Check every line of the entries that follow, and copy the ones containing "kStragRec".

(Stored data entries)

• • • •

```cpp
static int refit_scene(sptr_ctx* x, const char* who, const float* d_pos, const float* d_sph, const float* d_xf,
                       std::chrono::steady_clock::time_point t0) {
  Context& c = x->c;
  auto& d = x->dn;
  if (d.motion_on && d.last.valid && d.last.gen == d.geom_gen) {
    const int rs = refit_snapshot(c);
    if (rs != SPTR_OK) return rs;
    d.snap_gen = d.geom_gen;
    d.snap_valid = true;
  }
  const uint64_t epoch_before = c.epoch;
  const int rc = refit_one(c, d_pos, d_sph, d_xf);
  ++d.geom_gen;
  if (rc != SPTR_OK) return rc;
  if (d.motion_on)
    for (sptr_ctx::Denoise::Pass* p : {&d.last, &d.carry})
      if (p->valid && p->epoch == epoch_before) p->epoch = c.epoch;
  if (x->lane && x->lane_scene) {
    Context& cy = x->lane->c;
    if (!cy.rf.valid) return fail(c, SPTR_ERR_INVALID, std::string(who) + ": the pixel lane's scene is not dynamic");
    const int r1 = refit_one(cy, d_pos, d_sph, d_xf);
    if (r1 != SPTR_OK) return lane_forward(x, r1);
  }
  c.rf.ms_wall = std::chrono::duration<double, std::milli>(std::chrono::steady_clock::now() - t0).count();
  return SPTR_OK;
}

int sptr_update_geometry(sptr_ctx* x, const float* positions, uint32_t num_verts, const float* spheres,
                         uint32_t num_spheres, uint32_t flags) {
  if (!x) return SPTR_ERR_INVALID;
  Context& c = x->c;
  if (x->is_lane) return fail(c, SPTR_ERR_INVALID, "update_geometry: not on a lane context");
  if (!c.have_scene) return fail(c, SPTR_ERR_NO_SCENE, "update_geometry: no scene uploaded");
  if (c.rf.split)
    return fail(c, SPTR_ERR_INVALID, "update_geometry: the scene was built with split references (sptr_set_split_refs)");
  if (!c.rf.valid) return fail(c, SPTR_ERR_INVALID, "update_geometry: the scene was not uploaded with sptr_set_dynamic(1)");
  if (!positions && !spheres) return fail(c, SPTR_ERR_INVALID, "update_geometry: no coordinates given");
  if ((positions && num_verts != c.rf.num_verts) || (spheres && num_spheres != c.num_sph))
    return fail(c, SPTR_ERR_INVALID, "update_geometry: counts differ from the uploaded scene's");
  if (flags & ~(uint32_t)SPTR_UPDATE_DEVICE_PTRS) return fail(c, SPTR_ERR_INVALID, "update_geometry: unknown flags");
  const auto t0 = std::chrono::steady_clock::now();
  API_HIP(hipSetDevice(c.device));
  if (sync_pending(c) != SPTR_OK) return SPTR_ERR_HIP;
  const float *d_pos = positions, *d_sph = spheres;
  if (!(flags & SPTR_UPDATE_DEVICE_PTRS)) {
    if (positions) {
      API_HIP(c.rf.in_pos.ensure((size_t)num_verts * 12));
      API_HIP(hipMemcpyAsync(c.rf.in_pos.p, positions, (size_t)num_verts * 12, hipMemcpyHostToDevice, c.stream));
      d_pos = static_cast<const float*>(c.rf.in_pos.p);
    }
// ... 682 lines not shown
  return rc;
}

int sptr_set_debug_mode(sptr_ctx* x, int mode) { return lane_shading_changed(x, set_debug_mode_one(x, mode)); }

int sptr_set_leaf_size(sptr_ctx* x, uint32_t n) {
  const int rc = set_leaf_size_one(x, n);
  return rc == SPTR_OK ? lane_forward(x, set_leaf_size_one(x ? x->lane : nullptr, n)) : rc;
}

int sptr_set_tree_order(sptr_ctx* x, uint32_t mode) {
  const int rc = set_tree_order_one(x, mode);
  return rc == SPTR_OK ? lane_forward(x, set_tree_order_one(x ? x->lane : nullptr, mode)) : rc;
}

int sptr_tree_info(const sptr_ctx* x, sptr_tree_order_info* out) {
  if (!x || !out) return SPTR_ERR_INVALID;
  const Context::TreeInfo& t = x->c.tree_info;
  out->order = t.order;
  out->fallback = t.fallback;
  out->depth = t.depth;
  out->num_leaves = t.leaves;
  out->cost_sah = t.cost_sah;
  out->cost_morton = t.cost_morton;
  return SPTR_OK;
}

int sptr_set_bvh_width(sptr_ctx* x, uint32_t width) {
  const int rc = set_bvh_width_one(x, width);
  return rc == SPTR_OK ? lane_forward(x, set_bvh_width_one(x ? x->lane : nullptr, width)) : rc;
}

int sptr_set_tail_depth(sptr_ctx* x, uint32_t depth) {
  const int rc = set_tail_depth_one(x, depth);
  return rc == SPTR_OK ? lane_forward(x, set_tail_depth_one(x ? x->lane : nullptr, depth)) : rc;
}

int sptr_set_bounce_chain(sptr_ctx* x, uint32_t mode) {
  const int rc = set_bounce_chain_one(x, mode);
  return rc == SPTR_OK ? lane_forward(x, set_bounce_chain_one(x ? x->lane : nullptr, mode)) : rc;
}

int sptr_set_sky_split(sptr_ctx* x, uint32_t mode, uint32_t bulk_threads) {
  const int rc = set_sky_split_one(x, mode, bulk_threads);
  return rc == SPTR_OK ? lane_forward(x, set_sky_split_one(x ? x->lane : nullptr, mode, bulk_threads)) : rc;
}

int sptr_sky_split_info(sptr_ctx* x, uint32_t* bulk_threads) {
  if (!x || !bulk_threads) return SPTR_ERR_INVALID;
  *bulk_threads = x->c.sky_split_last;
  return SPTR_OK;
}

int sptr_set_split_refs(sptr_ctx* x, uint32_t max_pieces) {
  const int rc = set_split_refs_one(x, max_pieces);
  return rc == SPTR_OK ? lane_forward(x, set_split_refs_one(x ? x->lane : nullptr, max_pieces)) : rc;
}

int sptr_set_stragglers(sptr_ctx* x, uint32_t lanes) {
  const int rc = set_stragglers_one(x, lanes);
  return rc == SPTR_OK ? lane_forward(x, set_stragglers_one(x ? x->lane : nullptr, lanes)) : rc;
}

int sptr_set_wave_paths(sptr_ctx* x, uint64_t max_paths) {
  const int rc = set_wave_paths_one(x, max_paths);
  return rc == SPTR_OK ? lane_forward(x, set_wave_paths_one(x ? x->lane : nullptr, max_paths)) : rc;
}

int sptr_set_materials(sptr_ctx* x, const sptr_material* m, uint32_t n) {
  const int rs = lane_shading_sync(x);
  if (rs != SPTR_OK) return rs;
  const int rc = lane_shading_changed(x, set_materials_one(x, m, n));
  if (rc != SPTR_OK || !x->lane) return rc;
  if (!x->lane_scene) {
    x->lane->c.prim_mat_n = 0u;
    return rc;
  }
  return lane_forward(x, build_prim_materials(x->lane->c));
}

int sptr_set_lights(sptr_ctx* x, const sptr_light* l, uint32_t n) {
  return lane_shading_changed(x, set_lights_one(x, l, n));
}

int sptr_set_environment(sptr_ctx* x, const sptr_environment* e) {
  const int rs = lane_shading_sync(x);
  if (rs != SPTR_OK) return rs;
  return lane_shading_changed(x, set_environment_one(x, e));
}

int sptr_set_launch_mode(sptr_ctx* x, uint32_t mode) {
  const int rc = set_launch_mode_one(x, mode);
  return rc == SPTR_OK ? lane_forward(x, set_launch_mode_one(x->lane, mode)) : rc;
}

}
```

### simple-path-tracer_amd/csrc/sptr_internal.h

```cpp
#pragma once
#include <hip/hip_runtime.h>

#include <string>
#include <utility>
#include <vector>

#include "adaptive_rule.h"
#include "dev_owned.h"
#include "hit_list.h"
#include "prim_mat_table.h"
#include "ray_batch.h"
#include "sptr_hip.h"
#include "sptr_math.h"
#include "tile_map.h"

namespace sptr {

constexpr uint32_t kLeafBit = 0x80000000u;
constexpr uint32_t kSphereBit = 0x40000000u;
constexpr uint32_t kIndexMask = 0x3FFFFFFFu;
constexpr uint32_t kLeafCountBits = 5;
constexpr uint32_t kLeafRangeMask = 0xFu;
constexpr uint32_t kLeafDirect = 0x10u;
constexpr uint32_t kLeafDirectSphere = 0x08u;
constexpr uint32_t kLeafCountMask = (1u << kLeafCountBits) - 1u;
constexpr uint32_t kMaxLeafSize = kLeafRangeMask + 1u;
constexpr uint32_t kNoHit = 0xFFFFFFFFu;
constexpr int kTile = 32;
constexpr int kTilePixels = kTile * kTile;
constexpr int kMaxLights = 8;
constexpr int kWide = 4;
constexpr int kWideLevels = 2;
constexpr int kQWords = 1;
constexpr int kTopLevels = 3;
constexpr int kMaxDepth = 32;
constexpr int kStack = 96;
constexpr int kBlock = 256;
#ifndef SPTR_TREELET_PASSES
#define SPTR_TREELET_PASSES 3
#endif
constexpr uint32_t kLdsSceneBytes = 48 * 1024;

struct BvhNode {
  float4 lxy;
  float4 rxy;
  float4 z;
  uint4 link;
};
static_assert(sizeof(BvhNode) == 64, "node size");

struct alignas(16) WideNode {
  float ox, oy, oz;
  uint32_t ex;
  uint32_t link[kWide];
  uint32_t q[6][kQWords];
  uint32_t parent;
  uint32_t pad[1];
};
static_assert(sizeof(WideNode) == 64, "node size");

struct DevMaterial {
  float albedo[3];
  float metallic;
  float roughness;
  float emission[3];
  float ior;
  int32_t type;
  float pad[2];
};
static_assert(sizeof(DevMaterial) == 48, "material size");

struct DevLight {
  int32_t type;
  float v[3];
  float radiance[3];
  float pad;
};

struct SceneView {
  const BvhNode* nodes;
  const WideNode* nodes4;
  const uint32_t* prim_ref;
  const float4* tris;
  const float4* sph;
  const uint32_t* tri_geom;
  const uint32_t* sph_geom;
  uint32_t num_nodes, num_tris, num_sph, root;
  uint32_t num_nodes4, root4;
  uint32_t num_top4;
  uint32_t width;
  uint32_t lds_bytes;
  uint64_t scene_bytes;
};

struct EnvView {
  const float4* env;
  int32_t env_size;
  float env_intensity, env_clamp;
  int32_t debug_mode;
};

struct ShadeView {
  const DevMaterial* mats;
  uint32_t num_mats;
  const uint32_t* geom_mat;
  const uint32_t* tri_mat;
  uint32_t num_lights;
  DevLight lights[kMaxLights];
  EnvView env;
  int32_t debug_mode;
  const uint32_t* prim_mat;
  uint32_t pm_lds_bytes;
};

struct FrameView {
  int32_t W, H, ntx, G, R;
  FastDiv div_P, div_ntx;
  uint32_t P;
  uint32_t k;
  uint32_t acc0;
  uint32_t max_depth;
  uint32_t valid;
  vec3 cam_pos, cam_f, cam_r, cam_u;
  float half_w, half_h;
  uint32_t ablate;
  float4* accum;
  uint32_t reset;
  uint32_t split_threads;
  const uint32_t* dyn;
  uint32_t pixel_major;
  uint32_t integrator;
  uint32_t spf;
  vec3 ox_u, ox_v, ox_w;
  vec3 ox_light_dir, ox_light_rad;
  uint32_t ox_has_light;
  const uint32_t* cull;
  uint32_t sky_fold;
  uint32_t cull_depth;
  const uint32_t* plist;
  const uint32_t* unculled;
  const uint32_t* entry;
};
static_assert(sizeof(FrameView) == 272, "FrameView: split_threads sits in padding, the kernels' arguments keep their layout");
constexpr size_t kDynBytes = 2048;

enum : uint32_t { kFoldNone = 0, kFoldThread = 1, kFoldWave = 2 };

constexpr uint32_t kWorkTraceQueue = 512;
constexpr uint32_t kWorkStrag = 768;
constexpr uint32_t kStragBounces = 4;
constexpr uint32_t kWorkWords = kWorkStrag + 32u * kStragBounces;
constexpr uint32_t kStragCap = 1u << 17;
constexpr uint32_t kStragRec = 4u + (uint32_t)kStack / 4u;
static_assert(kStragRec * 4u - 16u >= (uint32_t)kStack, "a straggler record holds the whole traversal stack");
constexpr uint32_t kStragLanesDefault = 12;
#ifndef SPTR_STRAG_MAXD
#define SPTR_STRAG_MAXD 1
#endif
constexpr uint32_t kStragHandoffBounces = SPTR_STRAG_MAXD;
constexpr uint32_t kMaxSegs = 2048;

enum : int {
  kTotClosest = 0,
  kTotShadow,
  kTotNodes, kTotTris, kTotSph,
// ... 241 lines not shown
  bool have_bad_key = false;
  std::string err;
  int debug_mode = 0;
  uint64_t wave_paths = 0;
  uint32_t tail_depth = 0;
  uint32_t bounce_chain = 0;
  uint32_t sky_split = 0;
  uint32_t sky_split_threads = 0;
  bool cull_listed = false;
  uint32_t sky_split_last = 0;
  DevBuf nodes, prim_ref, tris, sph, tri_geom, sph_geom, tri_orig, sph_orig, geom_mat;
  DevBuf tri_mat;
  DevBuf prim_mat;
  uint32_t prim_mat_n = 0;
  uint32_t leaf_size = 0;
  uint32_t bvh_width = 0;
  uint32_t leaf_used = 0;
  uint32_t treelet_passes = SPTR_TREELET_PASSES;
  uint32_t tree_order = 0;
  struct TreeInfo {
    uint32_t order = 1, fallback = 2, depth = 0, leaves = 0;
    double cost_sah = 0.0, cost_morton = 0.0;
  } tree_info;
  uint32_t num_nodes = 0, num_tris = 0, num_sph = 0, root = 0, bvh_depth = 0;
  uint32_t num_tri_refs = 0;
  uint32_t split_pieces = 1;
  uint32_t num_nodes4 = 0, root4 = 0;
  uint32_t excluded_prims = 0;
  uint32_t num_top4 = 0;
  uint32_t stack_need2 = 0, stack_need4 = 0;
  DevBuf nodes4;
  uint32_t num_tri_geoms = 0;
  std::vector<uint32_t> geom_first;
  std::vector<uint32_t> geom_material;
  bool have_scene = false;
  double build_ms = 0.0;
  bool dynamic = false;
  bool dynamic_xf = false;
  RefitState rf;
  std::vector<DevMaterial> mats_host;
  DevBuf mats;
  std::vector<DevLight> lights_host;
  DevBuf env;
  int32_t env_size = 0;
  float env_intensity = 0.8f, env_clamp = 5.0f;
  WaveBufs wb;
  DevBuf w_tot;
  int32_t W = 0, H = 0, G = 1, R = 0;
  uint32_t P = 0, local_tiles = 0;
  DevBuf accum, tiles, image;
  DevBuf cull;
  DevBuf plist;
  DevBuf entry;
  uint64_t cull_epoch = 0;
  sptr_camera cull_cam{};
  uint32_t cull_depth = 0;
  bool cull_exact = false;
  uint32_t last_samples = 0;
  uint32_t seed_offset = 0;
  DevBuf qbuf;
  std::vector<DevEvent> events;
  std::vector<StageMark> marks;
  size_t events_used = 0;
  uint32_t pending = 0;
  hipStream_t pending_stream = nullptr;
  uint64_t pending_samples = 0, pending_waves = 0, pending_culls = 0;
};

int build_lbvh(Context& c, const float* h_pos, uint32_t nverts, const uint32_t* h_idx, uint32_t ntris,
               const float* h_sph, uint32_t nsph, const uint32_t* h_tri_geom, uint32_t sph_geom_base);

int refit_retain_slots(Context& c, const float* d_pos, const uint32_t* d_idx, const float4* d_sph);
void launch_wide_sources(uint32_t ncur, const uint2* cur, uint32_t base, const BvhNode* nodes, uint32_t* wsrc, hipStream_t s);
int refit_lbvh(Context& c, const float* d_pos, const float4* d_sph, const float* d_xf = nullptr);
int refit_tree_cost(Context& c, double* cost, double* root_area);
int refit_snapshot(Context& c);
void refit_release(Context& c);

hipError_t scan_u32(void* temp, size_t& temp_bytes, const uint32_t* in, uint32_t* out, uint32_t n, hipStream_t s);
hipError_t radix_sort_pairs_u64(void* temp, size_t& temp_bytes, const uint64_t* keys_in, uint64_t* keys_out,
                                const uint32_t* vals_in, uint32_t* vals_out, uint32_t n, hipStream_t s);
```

• • • •

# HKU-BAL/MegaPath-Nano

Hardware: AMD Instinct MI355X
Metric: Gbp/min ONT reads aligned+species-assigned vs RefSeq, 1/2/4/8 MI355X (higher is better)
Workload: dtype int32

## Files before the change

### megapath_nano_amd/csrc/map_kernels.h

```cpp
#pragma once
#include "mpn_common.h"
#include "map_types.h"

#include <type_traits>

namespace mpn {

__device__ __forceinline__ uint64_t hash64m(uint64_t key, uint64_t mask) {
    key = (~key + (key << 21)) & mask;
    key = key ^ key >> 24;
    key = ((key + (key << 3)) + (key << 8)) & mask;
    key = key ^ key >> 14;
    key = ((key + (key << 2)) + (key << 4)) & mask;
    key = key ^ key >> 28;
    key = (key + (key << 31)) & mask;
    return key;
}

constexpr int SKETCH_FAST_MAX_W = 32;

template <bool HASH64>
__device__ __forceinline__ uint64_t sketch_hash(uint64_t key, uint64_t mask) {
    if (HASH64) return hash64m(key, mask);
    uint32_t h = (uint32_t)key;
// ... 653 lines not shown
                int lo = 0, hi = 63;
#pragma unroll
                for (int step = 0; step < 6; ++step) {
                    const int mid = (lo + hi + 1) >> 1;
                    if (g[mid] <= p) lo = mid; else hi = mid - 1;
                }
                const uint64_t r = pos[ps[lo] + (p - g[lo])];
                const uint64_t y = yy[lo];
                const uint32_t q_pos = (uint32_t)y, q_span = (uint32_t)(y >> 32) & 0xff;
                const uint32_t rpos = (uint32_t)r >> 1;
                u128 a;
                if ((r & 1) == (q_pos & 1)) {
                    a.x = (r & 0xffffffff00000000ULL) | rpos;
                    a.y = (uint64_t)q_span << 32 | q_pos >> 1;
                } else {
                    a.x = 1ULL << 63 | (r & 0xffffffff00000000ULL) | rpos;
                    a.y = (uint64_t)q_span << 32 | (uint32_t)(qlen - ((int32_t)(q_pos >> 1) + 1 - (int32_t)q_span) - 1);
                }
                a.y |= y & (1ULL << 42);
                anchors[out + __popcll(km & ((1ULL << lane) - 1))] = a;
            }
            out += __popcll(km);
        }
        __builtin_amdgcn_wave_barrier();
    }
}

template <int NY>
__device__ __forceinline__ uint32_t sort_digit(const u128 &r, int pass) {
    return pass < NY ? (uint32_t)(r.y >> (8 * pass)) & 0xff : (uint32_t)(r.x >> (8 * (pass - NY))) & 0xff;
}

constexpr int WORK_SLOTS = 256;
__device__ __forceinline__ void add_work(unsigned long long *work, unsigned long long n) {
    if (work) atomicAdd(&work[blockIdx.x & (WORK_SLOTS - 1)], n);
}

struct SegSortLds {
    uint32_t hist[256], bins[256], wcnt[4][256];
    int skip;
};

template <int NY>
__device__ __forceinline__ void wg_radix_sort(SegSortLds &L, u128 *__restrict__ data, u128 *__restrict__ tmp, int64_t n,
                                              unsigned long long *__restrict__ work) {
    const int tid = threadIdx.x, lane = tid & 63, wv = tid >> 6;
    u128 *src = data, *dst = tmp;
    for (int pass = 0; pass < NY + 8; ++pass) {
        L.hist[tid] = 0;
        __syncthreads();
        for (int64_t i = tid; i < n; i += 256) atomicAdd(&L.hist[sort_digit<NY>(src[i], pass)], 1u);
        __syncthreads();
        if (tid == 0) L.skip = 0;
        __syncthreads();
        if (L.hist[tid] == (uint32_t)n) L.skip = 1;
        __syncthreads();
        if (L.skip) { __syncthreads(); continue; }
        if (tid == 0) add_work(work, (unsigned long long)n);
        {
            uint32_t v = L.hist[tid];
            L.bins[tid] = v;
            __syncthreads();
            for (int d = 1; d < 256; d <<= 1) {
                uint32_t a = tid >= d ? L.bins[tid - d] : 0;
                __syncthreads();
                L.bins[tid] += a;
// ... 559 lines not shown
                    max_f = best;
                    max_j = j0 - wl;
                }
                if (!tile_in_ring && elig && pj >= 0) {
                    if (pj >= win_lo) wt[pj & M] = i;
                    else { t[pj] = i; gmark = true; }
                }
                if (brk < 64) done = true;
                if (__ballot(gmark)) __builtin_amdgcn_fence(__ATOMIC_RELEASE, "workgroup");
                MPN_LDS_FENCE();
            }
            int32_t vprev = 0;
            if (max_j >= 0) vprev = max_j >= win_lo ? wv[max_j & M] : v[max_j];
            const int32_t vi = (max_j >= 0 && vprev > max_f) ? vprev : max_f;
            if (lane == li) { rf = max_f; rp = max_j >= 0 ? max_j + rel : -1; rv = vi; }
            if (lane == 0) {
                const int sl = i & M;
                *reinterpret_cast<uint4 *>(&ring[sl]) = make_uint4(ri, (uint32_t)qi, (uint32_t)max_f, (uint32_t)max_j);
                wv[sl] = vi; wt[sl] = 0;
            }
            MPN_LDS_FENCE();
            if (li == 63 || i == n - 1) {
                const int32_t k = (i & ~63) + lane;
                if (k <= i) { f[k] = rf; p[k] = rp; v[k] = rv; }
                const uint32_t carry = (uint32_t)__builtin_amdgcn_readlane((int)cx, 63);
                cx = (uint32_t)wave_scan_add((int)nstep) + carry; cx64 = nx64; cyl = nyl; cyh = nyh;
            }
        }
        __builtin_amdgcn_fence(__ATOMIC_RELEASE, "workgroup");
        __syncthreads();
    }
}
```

• • • •

- Result of this exercise:
constexpr uint32_t kStragRec = 4u + (uint32_t)kStack / 4u;
static_assert(kStragRec * 4u - 16u >= (uint32_t)kStack, "a straggler record holds the whole traversal stack");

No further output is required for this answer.